My thoughts on 'self-healing' in test automation

This post was published on April 9, 2026

From what I’ve seen over the years, tests that exercise a system through the graphical user interface are disproportionally likely to fail for reasons other than an actual, genuine product failure. Call them false positives, call them flaky tests, call them whatever you want.

There are good reasons for this: graphical user interfaces are interfaces optimized for consumption by humans, not by machines or code. There is a lot of (often asynchronous) processing going on in your browser, all to create an application that looks good, is pleasant to work with, and generally provides a good end user experience. And remember, that end user is a human being, not a computer.

The problem

The dynamic nature of a modern GUI often leads to test failures, even when the behaviour of the application remains unchanged. For example, if the text on a button that submits a form for a loan application used to be Submit, but changes to Apply, and you have Playwright tests that first locate and then click the button using

await page.getByRole('button', { name: 'Submit' }).click();

your test is going to fail to locate the button, even when you’re using getByRole(), a Playwright-recommended locator.

Another example: let’s say you check that the table of accounts in an online banking platform is visible by using its HTML id attribute, like this:

await expect(page.locator('#accounts')).toBeVisible();

When the value of this id attribute changes, for example because of a new version of the framework used to build the frontend is used, your test is going to fail to locate the table, and subsequently tell you the table is not visible, even when it is.
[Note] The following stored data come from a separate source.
@@ -205,7 +215,22 @@
     if constexpr (MODE == 1) load_tile_fast(kt); else if constexpr (MODE == 2) load_tile_buf(kt); else load_tile_generic(kt);
   };
   auto store_tile = [&](int stage) {
-    if constexpr (HALF) {
+    if constexpr (SPLIT) {
+      __bf16* As = bmem + stage * STAGE;
+      __bf16* Bs = As + BM * LDS_LD;
+      auto put = [](__bf16* dst, float4 v) {
+        unsigned h0, m0, l0, h1, m1, l1;
+        split3_pair(v.x, v.y, h0, m0, l0);
+        split3_pair(v.z, v.w, h1, m1, l1);
+        *reinterpret_cast<u32x2*>(dst) = u32x2{h0, h1};
+        *reinterpret_cast<u32x2*>(dst + PLANE) = u32x2{m0, m1};
+        *reinterpret_cast<u32x2*>(dst + 2 * PLANE) = u32x2{l0, l1};
+      };
+#pragma unroll
+      for (int i = 0; i < A_LOADS; ++i) put(&As[(r0 + RPP * i) * LDS_LD + cc * 4], areg[i]);
+#pragma unroll
+      for (int i = 0; i < B_LOADS; ++i) put(&Bs[(r0 + RPP * i) * LDS_LD + cc * 4], breg[i]);
+    } else if constexpr (HALF) {
       _Float16* As = hmem + stage * STAGE;
       _Float16* Bs = As + BM * LDS_LD;
       auto to_h4 = [](float4 v) { return h4{(_Float16)v.x, (_Float16)v.y, (_Float16)v.z, (_Float16)v.w}; };
@@ -241,6 +266,8 @@
   const float* b_frag0 = smem + BM * LDS_LD + (wn * TN * 32 + frag_row) * LDS_LD + frag_k;
   const _Float16* a_frag0h = hmem + (wm * TM * 32 + frag_row) * LDS_LD + (lane >> 5) * 8;
   const _Float16* b_frag0h = hmem + BM * LDS_LD + (wn * TN * 32 + frag_row) * LDS_LD + (lane >> 5) * 8;
+  const __bf16* a_frag0s = bmem + (wm * TM * 32 + frag_row) * LDS_LD + (lane >> 5) * 8;
+  const __bf16* b_frag0s = bmem + BM * LDS_LD + (wn * TN * 32 + frag_row) * LDS_LD + (lane >> 5) * 8;
 
   load_tile(kt0);
   store_tile(0);
@@ -249,7 +276,30 @@
     const bool more = kt + 1 < kt1;
     if (BUF || more) load_tile(kt + 1);
     const int cur = NSTAGE == 2 ? ((kt - kt0) & 1) : 0;
-    if constexpr (HALF) {
+    if constexpr (SPLIT) {
+      const __bf16* a_frag = a_frag0s + cur * STAGE;
+      const __bf16* b_frag = b_frag0s + cur * STAGE;
+#pragma unroll
+      for (int g = 0; g < BK / 16; ++g) {
+        bf16x8 af[TM][3], bf[TN][3];
+#pragma unroll
+        for (int q = 0; q < 3; ++q) {
+#pragma unroll
+          for (int i = 0; i < TM; ++i) af[i][q] = *reinterpret_cast<const bf16x8*>(a_frag + q * PLANE + i * 32 * LDS_LD + g * 16);
+#pragma unroll
+          for (int j = 0; j < TN; ++j) bf[j][q] = *reinterpret_cast<const bf16x8*>(b_frag + q * PLANE + j * 32 * LDS_LD + g * 16);
+        }
+#pragma unroll
+        for (int t = 0; t < 9; ++t) {
+          const int qa = 2 - t / 3, qb = 2 - t % 3;
+#pragma unroll
+          for (int i = 0; i < TM; ++i)
+#pragma unroll
+            for (int j = 0; j < TN; ++j)
+              acc[i][j] = __builtin_amdgcn_mfma_f32_32x32x16_bf16(af[i][qa], bf[j][qb], acc[i][j], 0, 0, 0);
+        }
+      }
+    } else if constexpr (HALF) {
       const _Float16* a_frag = a_frag0h + cur * STAGE;
       const _Float16* b_frag = b_frag0h + cur * STAGE;
 #pragma unroll
@@ -289,7 +339,7 @@
     }
     }
     if constexpr (BUF) {
-      constexpr int NL = A_LOADS + B_LOADS, NM = HALF ? (BK / 16) * TM * TN : (BK / 8) * 4 * TM * TN, PER = NM / NL > 0 ? NM / NL : 1;
+      constexpr int NL = A_LOADS + B_LOADS, NM = SPLIT ? (BK / 16) * 9 * TM * TN : HALF ? (BK / 16) * TM * TN : (BK / 8) * 4 * TM * TN, PER = NM / NL > 0 ? NM / NL : 1;
 #pragma unroll
       for (int i = 0; i < NL; ++i) {
         __builtin_amdgcn_sched_group_barrier(0x020, 1, 0);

Self-healing algorithms - the solution?

To avoid unwanted rework, many tools these days offer a ‘self-healing’ feature: whenever a test fails to locate an element, it will try and identify the element that you intended to locate, often using a probabilistic algorithm that is sold to you as ‘AI’.

What this means is that it consults a large collection of training data, finds similar occurrences of changes in UI layout, either from your own history of changes or from other applications, checks those against what it sees on the screen, and from there it selects the candidate element that is most likely to be the one that you intended to locate. These tools will also often report on the results of the changes they made in a test run, so that a human being can review these changes afterwards and approve or reject them.
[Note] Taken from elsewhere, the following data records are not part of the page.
#ifndef DCTFP_TEMPLATES_ONLY
__global__ __launch_bounds__(1024) void contact_topk_kernel(const TopkJob* __restrict__ jobs,
                                                             int32_t* __restrict__ out_i, int32_t* __restrict__ out_j,
                                                             float* __restrict__ out_v, int32_t* __restrict__ out_n, int redo_only) {
    __shared__ int hist[256];
    __shared__ uint32_t s_prefix;
    __shared__ int s_need, s_eq, s_cnt;
    const TopkJob job = jobs[blockIdx.x];
    if (redo_only && out_n[job.orig] != -1) return;
    const int L = job.n_res;
    const int lane = threadIdx.x & 63, wave = threadIdx.x >> 6, nwaves = blockDim.x >> 6;
    const int last_row = L - 6;
    if (threadIdx.x == 0) {
        s_prefix = 0;
        s_need = job.k;
        s_cnt = 0;
        s_eq = 0;
    }
    __syncthreads();
    if (job.k <= 0 || last_row < 0) {
        if (threadIdx.x == 0) out_n[job.orig] = 0;
        return;
    }
    for (int shift = 24; shift >= 0; shift -= 8) {
        for (int b = threadIdx.x; b < 256; b += blockDim.x) hist[b] = 0;
        __syncthreads();
        const uint32_t prefix = s_prefix;
        for (int i = wave; i <= last_row; i += nwaves) {
            const float* __restrict__ row = job.map + (size_t)i * job.ld;
            for (int j = i + 5 + lane; j < L; j += 64) {
                const uint32_t key = topk_key(row[j]);
                if (shift == 24 || (key >> (shift + 8)) == (prefix >> (shift + 8))) atomicAdd(&hist[(key >> shift) & 255u], 1);
            }
        }
        __syncthreads();
        if (threadIdx.x == 0) {
            int need = s_need, b = 255;
            for (; b > 0; --b) {
                if (hist[b] >= need) break;
                need -= hist[b];
            }
            s_prefix = prefix | ((uint32_t)b << shift);
            s_need = need;
            s_eq = hist[b];
        }
        __syncthreads();
    }
    const uint32_t thr = s_prefix;
    const int need_eq = s_need;
    const bool all_ties = (s_eq == need_eq);
    int32_t* __restrict__ oi = out_i + job.out_off;
    int32_t* __restrict__ oj = out_j + job.out_off;
    float* __restrict__ ov = out_v + job.out_off;
    for (int i = wave; i <= last_row; i += nwaves) {
        const float* __restrict__ row = job.map + (size_t)i * job.ld;
        for (int j = i + 5 + lane; j < L; j += 64) {
            const float v = row[j];
            const uint32_t key = topk_key(v);
            if (key > thr || (all_ties && key == thr)) {
                const int pos = atomicAdd(&s_cnt, 1);
                oi[pos] = i;
                oj[pos] = j;
                ov[pos] = v;
            }
        }
    }
    __syncthreads();
    if (!all_ties && wave == 0) {
        int base = s_cnt, taken = 0;
        for (int i = 0; i <= last_row && taken < need_eq; ++i) {
            const float* __restrict__ row = job.map + (size_t)i * job.ld;
            for (int j0 = i + 5; j0 < L && taken < need_eq; j0 += 64) {
                const int j = j0 + lane;
                const float v = (j < L) ? row[j] : 0.0f;
                const bool hit = (j < L) && topk_key(v) == thr;
                const unsigned long long m = __ballot(hit);
                const int before = __popcll(m & ((1ull << lane) - 1ull));
                if (hit && taken + before < need_eq) {
                    const int pos = base + taken + before;
                    oi[pos] = i;
                    oj[pos] = j;
                    ov[pos] = v;
                }
                taken += __popcll(m);
            }
        }
    }
    if (threadIdx.x == 0) out_n[job.orig] = job.k;
}
#endif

The bigger the size of the training database, the higher the quality of the training data, and the higher the sophistication of the algorithm, the higher the probability that the tool identifies the correct element, e.g., the button with the Apply text that replaced the Submit text. Still, trying to find the ‘right’ element is a probabilistic process, which means that mistakes will be made. That’s fine, as long as you’re aware of the risk, and you’re willing to accept it.

Why I think self-healing is a bad idea

So, would I recommend using self-healing frameworks as a solution to the challenge of often-changing graphical user interfaces and the test code maintenance that is the result thereof?

Well, no.

Sure, using these tools might reduce the time required to maintain your tests in the case of changing HTML and the need to update the corresponding element locators. And I don’t even have a problem with the fact that the algorithms they use are probabilistic, which means they can make mistakes. I mean, there’s a lot of fairly useless and downright bad human-written test code out there, too, so I don’t think that problem is unique to LLM-powered test tools or LLM-generated test code.
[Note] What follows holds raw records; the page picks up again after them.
#define MI_HOT_ENTRY(U)                                                                                              \
    "v_subrev_u32_e32 %[t2], %[hbase], %[c" #U "]\n"       \
    "v_cmp_gt_u32_e32 vcc, %[hn], %[t2]\n"                 \
// ... 572 lines not shown
    }
    __syncthreads();
    if (wave != 0 || lane >= LPR) return;
    float4 a[VPL];
    load_addend<LPR, VPL>(ep, ar, d4, lane, a);
#pragma unroll
    for (int v = 0; v < VPL; ++v) {
        float4 t = red[0][v][lane];
#pragma unroll
        for (int w = 1; w < kWavesPerBlock; ++w) t = mi_f4_add(t, red[w][v][lane]);
        acc[v] = t;
    }
    store_epilogue<LPR, VPL, ADAM>(ep, out_row, d4, lane, acc, a);
}

struct PlanWs {
    int32_t *is_long, *ldeg, *long_off, *lnz_off;
    int32_t* qstart;
    char* tmp; size_t tmp_bytes;
    int32_t *lrows, *lprefix;
    int32_t *flags, *seg_of;
    int32_t* seg_start;
    uint64_t *keys0, *keys1;
};

size_t plan_tmp_bytes(int64_t n_max) { return mi_align_up((size_t)n_max * 2 + ((size_t)32 << 20), 256); }

bool plan_carve(MiArena& ar, int64_t n_rows, int64_t nnz_total, int64_t n_long, int64_t nnz_long, int64_t n_seg,
                PlanWs& w) {
    const size_t n1 = (size_t)n_rows + 1;
// ... 6 lines not shown
    w.tmp = ar.take<char>(w.tmp_bytes);
    if (!w.is_long || !w.ldeg || !w.long_off || !w.lnz_off || !w.qstart || !w.tmp) return false;
    if (n_long < 0) return true;
    w.lrows = ar.take<int32_t>((size_t)n_long + 1);
    w.lprefix = ar.take<int32_t>((size_t)n_long + 1);
    w.flags = ar.take<int32_t>((size_t)(nnz_long > 0 ? nnz_long : 1));
    w.seg_of = ar.take<int32_t>((size_t)(nnz_long > 0 ? nnz_long : 1));
    if (!w.lrows || !w.lprefix || !w.flags || !w.seg_of) return false;
    if (n_seg < 0) return true;
    w.seg_start = ar.take<int32_t>((size_t)(n_seg > 0 ? n_seg : 1));
    w.keys0 = ar.take<uint64_t>((size_t)(n_seg > 0 ? n_seg : 1));
    w.keys1 = ar.take<uint64_t>((size_t)(n_seg > 0 ? n_seg : 1));
    return w.seg_start && w.keys0 && w.keys1;
}

__global__ void plan_flags_kernel(int64_t n_rows, const int32_t* __restrict__ rowptr, int32_t chunk, int32_t max_deg,
                                  int32_t* __restrict__ is_long, int32_t* __restrict__ ldeg) {
    int64_t r = (int64_t)blockIdx.x * blockDim.x + threadIdx.x;
    if (r > n_rows) return;
    const int32_t deg = (r < n_rows) ? rowptr[r + 1] - rowptr[r] : 0;
    const bool lg = deg > chunk && deg <= max_deg;
    is_long[r] = lg ? 1 : 0;
    ldeg[r] = lg ? deg : 0;
}

__global__ void plan_long_rows_kernel(int64_t n_rows, const int32_t* __restrict__ is_long,
                                      const int32_t* __restrict__ long_off, const int32_t* __restrict__ lnz_off,
                                      int32_t* __restrict__ lrows, int32_t* __restrict__ lprefix) {
    int64_t r = (int64_t)blockIdx.x * blockDim.x + threadIdx.x;
    if (r > n_rows) return;
    if (r == n_rows) {
        lprefix[long_off[r]] = lnz_off[r];
        return;
    }
    if (is_long[r]) {
        lrows[long_off[r]] = (int32_t)r;
// ... 144 lines not shown
}

dim3 plan_grid(int64_t n) { return dim3((unsigned)mi_ceil_div(n > 0 ? n : 1, 256)); }

#ifndef MI_SPMM_HOT_WAVES
#define MI_SPMM_HOT_WAVES 20
#endif
struct HotLaunch { int state = 0; int cus = 0; size_t lds_cap = 0; int occ_key = -1; int occ = 0; };

template <int LPR, int VPL, bool SPARSE, bool ADAM>
int launch_spmm_mode(int64_t n_rows, int d4, const int32_t* rowptr, const int32_t* col, const float* val,
                     const float4* X4, int64_t ldx4, const Epilogue& ep, const mi_spmm_plan* plan,
                     float4* partial, const Ex& ex, int64_t n_list, hipStream_t s, const mi_spmm_sweep* sweep) {
    constexpr int UNROLL = (VPL == 1) ? MI_SPMM_UNROLL : 4;
    constexpr int UNROLL_ROWS = (VPL == 1) ? (ADAM ? MI_SPMM_UNROLL_ADAM : MI_SPMM_UNROLL) : 4;
    constexpr int SG = (MI_WAVE / LPR) * kWavesPerBlock;
    constexpr int ROWS_RPS = MI_SPMM_ROWS_RPS;
#ifndef MI_SPMM_ITEMS_SLOTS
#define MI_SPMM_ITEMS_SLOTS 8
#endif
    constexpr int ITEMS_RPS = (SG >= MI_SPMM_ITEMS_SLOTS) ? 1 : MI_SPMM_ITEMS_SLOTS / SG;
    const int32_t chunk = plan ? plan->chunk : INT32_MAX;
    const bool listed = SPARSE && ex.row_list != nullptr;
    const bool do_short = (ex.parts & MI_SPMM_SHORT_ROWS) != 0, do_split = (ex.parts & MI_SPMM_SPLIT_ROWS) != 0;
    if (do_split && plan && plan->n_items > 0 && sweep) {
        if constexpr (VPL == 1 && LPR <= 32) {
            constexpr int NB = MI_WAVE / LPR;
            const int threads = 32 / NB * MI_WAVE;
            const size_t lds = (size_t)32 * 8 * LPR * sizeof(float4);
            auto kern = spmm_sweep_kernel<LPR, UNROLL, SPARSE>;
// ... 19 lines not shown
        bool done = false;
        xmap_form = false;
        if constexpr (SPARSE) {
            if (ex.x_map && ex.x_bits && ex.slot_live && plan->epos) {
                hipLaunchKernelGGL((spmm_items_xscan_kernel<LPR, VPL>),
                                   dim3((unsigned)mi_ceil_div(n_launch, (int64_t)(kWavesPerBlock * MI_WAVE))), dim3(kBlock), 0, s,
                                   n_launch, d4, reinterpret_cast<const int4*>(plan->items), plan->epos, plan->ecol, plan->eval,
                                   X4, ldx4, partial, ex.x_map, ex.x_bits, ex.slot_live, ep.streaming);
                done = xmap_form = true;
            }
        }
        if (!done)
            hipLaunchKernelGGL((spmm_items_kernel<LPR, VPL, UNROLL, ITEMS_RPS, SPARSE>), gi, dim3(kBlock), 0, s, n_launch,
                               plan->band > 0 ? 1 : 0, d4, reinterpret_cast<const int4*>(plan->items), plan->epos, ecol, eval,
                               X4, ldx4, partial, ex.x_map, ep.streaming);
    }
    const int64_t n_out = listed ? n_list : n_rows;
    bool short_done = false;
    if constexpr (!SPARSE && VPL == 1) {
        if (do_short && n_out > 0 && plan && ex.hot_rows != 0) {
            auto kern = spmm_rows_hot_kernel<LPR, UNROLL, ADAM>;
            static HotLaunch hl;
            const int thr_arg = ex.hot_threads & 0xFFF, waves_arg = ex.hot_threads >> 12;
            const int threads = thr_arg == 512 ? 512 : (thr_arg == 1024 ? 1024 : 256);
            const size_t row_bytes = (size_t)d4 * sizeof(float4);
            if (hl.state == 0) {
                hl.state = -1;
                hipDeviceProp_t prop;
                int dev = 0;
                if (hipGetDevice(&dev) == hipSuccess && hipGetDeviceProperties(&prop, dev) == hipSuccess) {
// ... 71 lines not shown
    if (n_rows < 0 || nnz < 0) return 0;
    const size_t n1 = (size_t)n_rows + 1, z = (size_t)(nnz > 0 ? nnz : 1);
    return 4 * mi_align_up(n1 * 4, 256) + 256 + plan_tmp_bytes(nnz > n_rows + 1 ? nnz : n_rows + 1) +
           2 * mi_align_up(n1 * 4, 256) + 3 * mi_align_up(z * 4, 256) + 2 * mi_align_up(z * 8, 256);
}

No, the biggest problem I have with ‘self-healing’ test tools and frameworks is that they are, to me, nothing more than band-aids, hiding the real problem that is underneath.

That real problem, to me, is the fact that the people writing the tests weren’t aware that the locators changed in the first place. Why did the text on the button change from Submit to Apply? Who committed that change in the product code? And why didn’t they either change the corresponding test code, too, or informed someone in their team that the test might break because of this? Or, in case of the second example, why didn’t we know that the framework update might lead to changing id values? Or, as is often the case, that the update happened in the first place?

That’s the problem that we need to address. We need to close the communication and collaboration gaps in our teams, instead of trying to patch them up with an algorithm. Test automation isn’t the deliberate chase of green checkmarks, it’s using tools to efficiently detect changes in the behaviour of our product. Self-healing, to me, feels like an attempt to sweep these changes under the RUG.

I don’t know about you, but I’d rather address the real problem than applying a band-aid and hoping the problem will remain out of sight.